Repeat anything enough times and it becomes meaningless. The repeated use of the word “tomorrow” in the first line foreshadows the conclusion of the famous soliloquy whereby Macbeth, upon learning of the death of his wife, searches the entirety of the temporal universe (from “all our yesterdays” right through to “the last syllable of recorded time”) for life’s significance and finds nothing. Years later, Andy Warhol echoed this theme by demonstrating that any image, however familiar or iconic, can too be made meaningless through endless repetition.
Many people struggle with the same phenomenon in their data. The effect of a treatment can be tested easily by taking a single set of measurements and analyzing the results using a one-way ANOVA to evaluate the significance of the effect between groups. The problem occurs when these measurements are repeated, complicating the analysis (think drug trials, where subjects are tested daily throughout the length of the trial, or the performance over time of products produced on different machines).
There is a great post on this topic in the JMP support notes titled "Analyzing Repeated Measures Data in JMP Software," in which three approaches are discussed. The purpose of this post is to demystify repeated measures using the univariate split-plot approach.
The example below (Figure 1) consists of three parts, each measured using one of two machines by four operators who recording the result in Y. In this case, there is no time variable at all; the repeated measures component comes from each part being measured a total of four times.

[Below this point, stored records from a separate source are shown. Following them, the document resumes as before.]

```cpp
__global__ __launch_bounds__(512) __attribute__((amdgpu_num_vgpr(112))) void chain_kernel_s16(const ChainKArgs a) {
  chain_body<4, CHAIN_VEC_FLOATS, 1>(a);
}
__global__ __launch_bounds__(512) __attribute__((amdgpu_num_vgpr(96))) void chain_kernel_s16_d8(const ChainKArgs a) {
  chain_body<8, CHAIN_VEC_FLOATS, 1>(a);
}
__global__ __launch_bounds__(512) __attribute__((amdgpu_num_vgpr(120))) void chain_kernel_s32(const ChainKArgs a) {
  chain_body<2, CHAIN_VEC_FLOATS, 2>(a);
}
__global__ __launch_bounds__(512) __attribute__((amdgpu_num_vgpr(120))) void chain_kernel_s16_d2(const ChainKArgs a) {
  chain_body<2, CHAIN_VEC_FLOATS, 1>(a);
}
// ... 114 lines not shown
    MMDEER_CHECK(ts == 1 && !a.nig.enabled && a.groups == 1, "chain: the second input panel needs 16-sample workgroups and a single-group input");
    MMDEER_CHECK(a.aux_audio && a.aux_audio_pad && ((uintptr_t)a.aux_video % 16) == 0 && a.aux_ldv % 8 == 0 && ((uintptr_t)a.aux_audio % 4) == 0 &&
                     a.aux_lda % 2 == 0 && a.aux_lda <= 128 && ((uintptr_t)a.aux_audio_pad % 16) == 0,
                 "chain: second input panel: pointers / alignment");
  }
  ChainKArgs k{};
  k.aux_video = a.aux_video; k.aux_audio = a.aux_audio; k.aux_audio_pad = a.aux_audio_pad; k.aux_ldv = a.aux_ldv; k.aux_lda = a.aux_lda;
  k.X = a.X; k.ldx = a.ldx; k.K0 = a.K0; k.B = a.B; k.groups = a.groups; k.group_stride = a.group_stride; k.drop = a.drop;
  k.stamps = a.stamps;
  k.nig = a.nig;
  k.nigf = a.nigf;
  if (a.nigf.enabled) {
    const ChainSeg& last = a.seg[a.nseg - 1];
    MMDEER_CHECK(!a.nig.enabled && last.end_layer && last.nout == 192 && !last.gamma && !last.lnb_gamma && last.fold_groups == 0,
                 "chain: the NIG tail needs a plain 192-wide last layer");
    MMDEER_CHECK(a.nigf.w3 && a.nigf.b3 && a.nigf.evid && a.nigf.nig_out && (!a.nigf.targets || a.nigf.wstats) &&
                     ((uintptr_t)a.nigf.w3 % 16) == 0 && ((uintptr_t)a.nigf.evid % 16) == 0,
                 "chain: NIG tail: NULL argument / alignment");
  }
  int vec = 0, nend = 0, nvec = 0;
  int blocks_in = a.groups * ts, width_in = a.K0, layer_first_seg = 0;
  bool layer_has_group1 = false, width_in_dup = false;
  auto add_vec = [&](const float* src, int n) { ChainVecK& v = k.vec[nvec++]; v.src = src; v.off = vec; v.n4 = n / 4; vec += n; return v.off; };
  for (int i = 0; i < a.nseg; ++i) {
    const ChainSeg& s = a.seg[i];
    MMDEER_CHECK(s.W && ((uintptr_t)s.W % 16) == 0, "chain: segment %d weights (fragment-major image) must be 16-byte aligned", i);
    MMDEER_CHECK(s.N > 0 && s.N % 64 == 0 && s.K > 0 && s.K % 64 == 0 && (s.N % 128 == 0 || s.K % 128 == 0),
                 "chain: segment %d has unsupported N = %d, K = %d", i, s.N, s.K);
    MMDEER_CHECK(!s.in_aux || a.aux_video, "chain: segment %d reads a second input panel the chain does not have", i);
    MMDEER_CHECK(s.kin_off >= 0 && s.kin_off % 64 == 0 && s.kin_off + s.K <= (s.in_aux ? 384 : width_in), "chain: segment %d reads columns [%d, %d) of a %d-wide panel", i,
                 s.kin_off, s.kin_off + s.K, s.in_aux ? 384 : width_in);
    MMDEER_CHECK(s.row_group == 0 || (s.row_group == 1 && s.fold_groups == 0 && blocks_in == ts), "chain: segment %d row group", i);
// ... 97 lines not shown
```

Here, we’re trying to answer the question of whether Operator or Machine, or both, have a significant effect on the value of Y.
Figure 1: Table of repeated measures data; three parts made on two machines (6 parts total), each measured repeatedly by four operators.

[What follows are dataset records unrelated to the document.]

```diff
@@ -3579,11 +3681,14 @@
                        P_<i64>(ctx->icnt));
     KLAUNCH();
   }
-  for (int r = 0; r < 4; ++r)
-    KTRY(sb.add(P_<i64>(ctx->icnt) + r * nb, nb, P_<i64>(ctx->ioff) + r * (nb + 1),
-                SZ_IDX0 + r));
-  sb.publish(SZ_ERR);
-  if (want_shadow && !compacted) sb.publish(SZ_NL);
+  const bool fused = direct && ctx->gmirror_dev && nb <= ctx->tail_fused_nb;
+  if (!fused) {
+    for (int r = 0; r < 4; ++r)
+      KTRY(sb.add(P_<i64>(ctx->icnt) + r * nb, nb, P_<i64>(ctx->ioff) + r * (nb + 1),
+                  SZ_IDX0 + r));
+    sb.publish(SZ_ERR);
+    if (want_shadow && !compacted) sb.publish(SZ_NL);
+  }
   if (sb.jobs.count == 0) ctx->sig_armed = 0;
   KTRY(sb.run());
   IdxRows ir{};
@@ -3597,14 +3702,15 @@
   ir.row[3] = ctx->vs_sys_on ? P_<u64>(ctx->sysrow) : nullptr;
   ir.inv[3] = 1;
   int32_t* idx_dev = P_<int32_t>(ctx->idxd);
-  if (n > 0 && W > 0) {
+  if (n > 0 && W > 0 && !fused) {
     hipLaunchKernelGGL(k_idx_write, dim3((unsigned)nb, 4), dim3(TPB), 0, ctx->stream, ir,
                        P_<i64>(ctx->ioff), nb + 1, P_<u64>(ctx->sizes) + SZ_IDX0, idx_dev);
     KLAUNCH();
   }
   if (direct)
     return verify_back_direct(ctx, idx, idx_h, counts, shadow_pairs, pairs_h, shadow_cap,
-                              shadow_count, may_async && ctx->async_rows, compacted);
+                              shadow_count, may_async && ctx->async_rows, compacted,
+                              fused ? &ir : nullptr, want_shadow && !compacted);
   constexpr int NS = SZ_ERR - SZ_NL + 1;
   using clk = std::chrono::steady_clock;
   auto tmark = clk::now();
diff --git a/kubernetes-verification_amd/csrc/kano_kernels.hpp b/kubernetes-verification_amd/csrc/kano_kernels.hpp
--- a/kubernetes-verification_amd/csrc/kano_kernels.hpp
+++ b/kubernetes-verification_amd/csrc/kano_kernels.hpp
@@ -3170,4 +3170,119 @@
   if (bit) idx[pos] = (int32_t)j;
 }
 
-}
+constexpr int TAIL_G = 4;
+struct TailArgs {
+  IdxRows ir;
+  const i64* icnt;
+  int32_t* idx_h;
+  i64 nlb, npb;
+  const int32_t* cls;
+  i64 r0, r1;
+  const i64* loff;
+  const int2* L;
+  const i64* poff;
+  int2* pairs_h;
+  i64 pairs_cap;
+  u64* rowtot;
+  u64* rowtot_host;
+  int npub;
+  const u64* pub_src[2];
+  u64* pub_dst[2];
+};
+
+__global__ __launch_bounds__(TPB) void k_tail_fused(TailArgs a) {
+  __shared__ i64 sm[4];
+  __shared__ int32_t stage[TAIL_G * TPB];
+  __shared__ int s_rel[TPB];
+  __shared__ i64 s_l0[TPB];
+  const int tid = threadIdx.x;
+  const i64 nb = a.ir.nb;
+  const i64 blk = blockIdx.x;
+  if (blk < 4 * a.nlb) {
+    const int r = (int)(blk / a.nlb);
+    const i64 b0 = (blk - (i64)r * a.nlb) * TAIL_G;
+    i64 s = 0;
+    for (i64 i = tid, e = (i64)r * nb + b0; i < e; i += TPB) s += a.icnt[i];
+    const i64 off = block_sum(s, sm);
+    const u64* row = a.ir.row[r];
+    const bool inv = a.ir.inv[r] != 0;
+    int run = 0;
+    for (int g = 0; g < TAIL_G && b0 + g < nb; ++g) {
+      const i64 j = (b0 + g) * TPB + tid;
+      bool bit = false;
+      if (row && j < a.ir.n) bit = (((row[j >> 6] >> (j & 63)) & 1ull) != 0) != inv;
+      i64 tot;
+      const i64 p = block_excl_scan((i64)bit, sm, tot);
+      if (bit) stage[run + (int)p] = (int32_t)j;
+      run += (int)tot;
+    }
+    __syncthreads();
+    int32_t* dst = a.idx_h + off;
+    const int head =
+        min(run, (int)(((16 - (reinterpret_cast<uintptr_t>(dst) & 15)) & 15) >> 2));
+    if (tid < head) dst[tid] = stage[tid];
+    const int n16 = (run - head) >> 2;
+    uint4* d16 = reinterpret_cast<uint4*>(dst + head);
+    for (int k = tid; k < n16; k += TPB) {
+      const int32_t* sp = stage + head + 4 * k;
+      d16[k] = make_uint4((uint32_t)sp[0], (uint32_t)sp[1], (uint32_t)sp[2], (uint32_t)sp[3]);
+    }
+    const int t0 = head + 4 * n16;
+    if (tid < run - t0) dst[t0 + tid] = stage[t0 + tid];
+    return;
+  }
+  if (blk < 4 * a.nlb + a.npb) {
+    const i64 rl = a.r1 - a.r0;
+    if (a.poff[rl] > a.pairs_cap) return;
+    const i64 wb = a.r0 + (blk - 4 * a.nlb) * TPB;
+    const i64 we = min(wb + TPB, a.r1), i = wb + tid;
+    const i64 ob = a.poff[wb - a.r0], oe = a.poff[we - a.r0];
+    i64 l0 = 0, o = oe;
+    if (i < we) {
+      l0 = a.loff[a.cls[i]];
+      o = a.poff[i - a.r0];
+    }
+    if (oe - ob > (i64)INT32_MAX) {
+      if (i < we)
+        for (i64 k = 0, len = a.poff[i + 1 - a.r0] - o; k < len; ++k) a.pairs_h[o + k] = a.L[l0 + k];
+      return;
+    }
+    const int tot = (int)(oe - ob);
+    s_rel[tid] = (int)(o - ob);
+    s_l0[tid] = l0;
+    __syncthreads();
+    auto pair_at = [&](int q) {
+      int j = 0;
+#pragma unroll
+      for (int st = TPB / 2; st >= 1; st >>= 1)
+        if (s_rel[j + st] <= q) j += st;
+      return a.L[s_l0[j] + (q - s_rel[j])];
+    };
+    static_assert(TPB == 256, "the search covers indices 0..255 from 0 in steps 128..1");
+    int2* dst = a.pairs_h + ob;
+    const int head = min(tot, (int)((reinterpret_cast<uintptr_t>(dst) & 15) >> 3));
+    if (tid == 0 && head) dst[0] = pair_at(0);
+    const int n16 = (tot - head) >> 1;
+    uint4* d16 = reinterpret_cast<uint4*>(dst + head);
+    for (int k = tid; k < n16; k += TPB) {
+      const int2 p0 = pair_at(head + 2 * k), p1 = pair_at(head + 2 * k + 1);
+      d16[k] = make_uint4((uint32_t)p0.x, (uint32_t)p0.y, (uint32_t)p1.x, (uint32_t)p1.y);
+    }
+    if (tid == 0 && ((tot - head) & 1)) dst[tot - 1] = pair_at(tot - 1);
+    return;
+  }
+  if (!a.rowtot) return;
+  for (int r = 0; r < 4; ++r) {
+    i64 s = 0;
+    for (i64 i = tid; i < nb; i += TPB) s += a.icnt[(i64)r * nb + i];
+    const i64 t = block_sum(s, sm);
+    if (tid == 0) {
+      a.rowtot[r] = (u64)t;
+      if (a.rowtot_host) mirror_store(a.rowtot_host + r, (u64)t);
+    }
+  }
+  if (tid == 0)
+    for (int q = 0; q < a.npub; ++q) mirror_store(a.pub_dst[q], *a.pub_src[q]);
+}
+
+}
```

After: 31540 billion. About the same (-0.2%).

We can use Standard Least Squares to answer these questions. The way to do that is to construct a model that includes Machine, Operator, and the interaction of Machine and Operator. We can also include Part in the model to ensure any variation due to differences in the parts are accounted for and not included in the other effects. Setting it as a random variable ensures the variation due to part is not treated as specific to these parts in particular but to all parts in general (see Figure 2). In this way, part defines the batches of a split-plot design, with Machine taking the role of the hard-to-change variable.
Figure 2: Fit Model dialog window.
However, this misses a crucial element of the story: The three parts measured using Machine A are not the same parts measured using Machine B. They are simply the ordering of the parts measured on each machine (the first three parts on A, and the first three parts on B). In order to make this clear, it is necessary to nest Part in Machine, as in Figure 3. Setting up the effect in this way ensures the software knows that “parts are different when machine is different.”

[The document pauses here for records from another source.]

typedef int int16v __attribute__((ext_vector_type(16)));
__device__ __forceinline__ int load_l2(const int* p) {
  int v;
  asm volatile("s_dcache_inv\n\ts_load_dword %0, %1, 0x0\n\ts_waitcnt lgkmcnt(0)" : "=s"(v) : "s"(p) : "memory");
  return v;
}
__device__ __forceinline__ int min16_l2(const int* p) {
  int16v v;
  asm volatile("s_dcache_inv\n\ts_load_dwordx16 %0, %1, 0x0\n\ts_waitcnt lgkmcnt(0)" : "=s"(v) : "s"(p) : "memory");
  int m = v[0];
#pragma unroll
  for (int i = 1; i < 16; ++i) m = v[i] < m ? v[i] : m;
  return m;
}
__device__ __forceinline__ int xcc_id() {
  int v;
  asm volatile("s_getreg_b32 %0, hwreg(HW_REG_XCC_ID)" : "=s"(v));
  return v & 0xf;
}
__device__ __forceinline__ void store_l2(int* p, int v) { *(volatile int*)p = v; }
__device__ __forceinline__ bool chain_wait_l2(const int* p, int target, int* abort_flag) {
  if (load_l2(p) < target) {
    const long long t0 = wall_clock64();
    int spins = 0;
    do {
      __builtin_amdgcn_s_sleep(2);
      if ((++spins & 63) == 0) {
        if (sync_load(abort_flag) != 0) return false;
        if (wall_clock64() - t0 > kChainTimeoutTicks) { __hip_atomic_store(abort_flag, 1, __ATOMIC_RELAXED, __HIP_MEMORY_SCOPE_AGENT); return false; }
      }
    } while (load_l2(p) < target);
  }
  return true;
}
__device__ __forceinline__ bool chain_wait_slots(const int* slots, int target, int* abort_flag) {
  if (min16_l2(slots) < target) {
    const long long t0 = wall_clock64();
    int spins = 0;
    do {
      __builtin_amdgcn_s_sleep(2);
      if ((++spins & 63) == 0) {
        if (sync_load(abort_flag) != 0) return false;
        if (wall_clock64() - t0 > kChainTimeoutTicks) { __hip_atomic_store(abort_flag, 1, __ATOMIC_RELAXED, __HIP_MEMORY_SCOPE_AGENT); return false; }
      }
    } while (min16_l2(slots) < target);
  }
  return true;
}
__device__ __forceinline__ bool server_wait_diag(int* sync, int j, int local) {
  const int* slots = sync + kSyncDSlot;
  const int* counter = sync + kSyncHeader + j;
  int* abort_flag = sync + kSyncAbort;
  if (!local) return chain_wait(counter, 16, abort_flag);
  const long long t0 = wall_clock64();
  for (int spins = 0;; ++spins) {
    if (min16_l2(slots) >= j) return true;
    if ((spins & 15) == 0) {
      if (sync_load(counter) >= 16) {
        __builtin_amdgcn_fence(__ATOMIC_ACQUIRE, "agent");
        asm volatile("s_waitcnt vmcnt(0)" ::: "memory");
        return true;
      }
      if (sync_load(abort_flag) != 0) return false;
      if (wall_clock64() - t0 > kChainTimeoutTicks) { __hip_atomic_store(abort_flag, 1, __ATOMIC_RELAXED, __HIP_MEMORY_SCOPE_AGENT); return false; }
    }
    __builtin_amdgcn_s_sleep(2);
  }
// ... 407 lines not shown
        if (jn == 0 && g_bs_test_janitor_giveup && atomicExch(&g_bs_test_janitor_giveup, 0) != 0) ok = 0;
#endif
        if (!ok && info) info_raise(info, 2);
        ok_s = ok;
      }
      __syncthreads();
      if (!ok_s) return;
      const int top = min((int)env.top[kb], nblk - 1);
      const int tlo = max((int)env.tail[kb], top + 1);
      double* col = S + (long)(rg * 16) * ld + (long)kb * 128 + c;
      int visited = 0;
      for (int cur = kb + 1; cur < nblk; ++cur) {
        if (cur > top && cur < tlo) { cur = tlo - 1; continue; }
        if ((visited++) % parts != part) continue;
        double* pz = col + (long)cur * 128 * ld;
#pragma unroll
        for (int i = 0; i < 16; ++i) pz[(long)i * ld] = 0.0;
      }
      __syncthreads();
    }
    return;
  }
  __shared__ double ysh[128], wsh[128], part[16][128];
  __shared__ int abort_s;
  const int kb = nown - 1 - block;
  const int t = threadIdx.x, c = t & 127, rg = t >> 7;
  if (t == 0) abort_s = 0;
  if (t < 128) { const int j = kb * 128 + t; wsh[t] = j < n ? rhs[j] : 0.0; }
  double li[16], lr[16];
  {
    const double* p = Linv + (long)kb * 128 * 128 + (long)(rg * 16) * 128 + c;
#pragma unroll
    for (int i = 0; i < 16; ++i) li[i] = p[(long)i * 128];
  }
  const int top = min((int)env.top[kb], nblk - 1);
  const int tlo = max((int)env.tail[kb], top + 1);
  int cur = (kb < nblk - 1 && tlo <= nblk - 1) ? nblk - 1 : top;
  const double* Lcol = S + (long)(rg * 16) * ld + (long)kb * 128 + c;
  if (cur > kb) {
    const double* p = Lcol + (long)cur * 128 * ld;
#pragma unroll
    for (int i = 0; i < 16; ++i) lr[i] = p[(long)i * ld];
  }
  __syncthreads();
  while (cur > kb) {
    if (g_bs_stamps_on && t == 0 && cur == kb + 1) g_bs_stamps[kb][0] = wall_clock64();
    if (t < 128 && cur >= nown) {
      const int bi = (cur - nown) * 128 + t;
      const int src = yb_map ? yb_map[bi] : bi;
      ysh[t] = src >= 0 ? yb[src] : 0.0;
    } else if (t < 128) {
      const unsigned long long* src = reinterpret_cast<const unsigned long long*>(y + (long)cur * 128 + t);
      unsigned long long v = a.l2_poll ? load_sc0_u64(src) : __hip_atomic_load(src, __ATOMIC_RELAXED, __HIP_MEMORY_SCOPE_AGENT);
      if (v == kBsSentinel) {
        const long long t0 = wall_clock64();
        int spins = 0;
        do {
          __builtin_amdgcn_s_sleep(1);
          if (a.l2_poll) {
            v = load_sc0_u64(src);
            if (v == kBsSentinel && (++spins & 3) == 0) v = __hip_atomic_load(src, __ATOMIC_RELAXED, __HIP_MEMORY_SCOPE_AGENT);
          } else {
            v = __hip_atomic_load(src, __ATOMIC_RELAXED, __HIP_MEMORY_SCOPE_AGENT);
          }
          if (v == kBsSentinel && wall_clock64() - t0 > kChainTimeoutTicks) { abort_s = 1; v = 0ull; }
        } while (v == kBsSentinel);
      }
      ysh[t] = __longlong_as_double((long long)v);
    }
    __syncthreads();
    if (g_bs_stamps_on && t == 0 && cur == kb + 1) g_bs_stamps[kb][1] = wall_clock64();
#pragma unroll
    for (int g = 0; g < 2; ++g) {
      double sacc = 0.0;
#pragma unroll
      for (int i = 0; i < 8; ++i) sacc += lr[g * 8 + i] * ysh[rg * 16 + g * 8 + i];
      part[rg * 2 + g][c] = sacc;
    }
    const int nxt = (cur > top && cur - 1 < tlo) ? top : cur - 1;
    if (nxt > kb) {
      const double* p = Lcol + (long)nxt * 128 * ld;
#pragma unroll
      for (int i = 0; i < 16; ++i) lr[i] = p[(long)i * ld];
    }

    __syncthreads();
    if (t < 128) {
      double u = 0.0;
#pragma unroll
      for (int g = 0; g < 16; ++g) u += part[g][t];
      wsh[t] -= u;
    }
    cur = nxt;
  }
  __syncthreads();
  {
    double sacc = 0.0;
#pragma unroll
    for (int i = 0; i < 16; ++i) sacc += li[i] * wsh[rg * 16 + i];
    part[rg][c] = sacc;
  }
  __syncthreads();
  if (t < 128) {
    double sacc = 0.0;
#pragma unroll
    for (int q = 0; q < 8; ++q) sacc += part[q][t];
    unsigned long long bits = (unsigned long long)__double_as_longlong(sacc);
    if (bits == kBsSentinel) bits ^= 1ull;
    if (a.l2_poll) *reinterpret_cast<volatile unsigned long long*>(y + (long)kb * 128 + t) = bits;
    __hip_atomic_store(reinterpret_cast<unsigned long long*>(y + (long)kb * 128 + t), bits, __ATOMIC_RELAXED, __HIP_MEMORY_SCOPE_AGENT);
    if (g_bs_stamps_on && t == 0) { asm volatile("s_waitcnt vmcnt(0)" ::: "memory"); g_bs_stamps[kb][2] = wall_clock64(); }
  }
  if (t == 0 && abort_s && info) info_raise(info, 2);
}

Figure 3: Fit Model dialog window, with the random variable Part nested in Machine.
The results from the Effect Summary (Figure 4) indicate that the measurements are significantly different for the different operators, as well as the machines. However, it doesn’t appear to matter which operator uses which machine, as the interaction effect of the two is above the criteria for significance (although we might have them test a few more parts to be sure).
Figure 4: The effects of Operator and Machine on Y are significant (PValue below 0.05), but the interaction between the two is not.
By analyzing your repeated measures data in JMP, you avoid the phenomenon described above and ensure your data is not meaningless.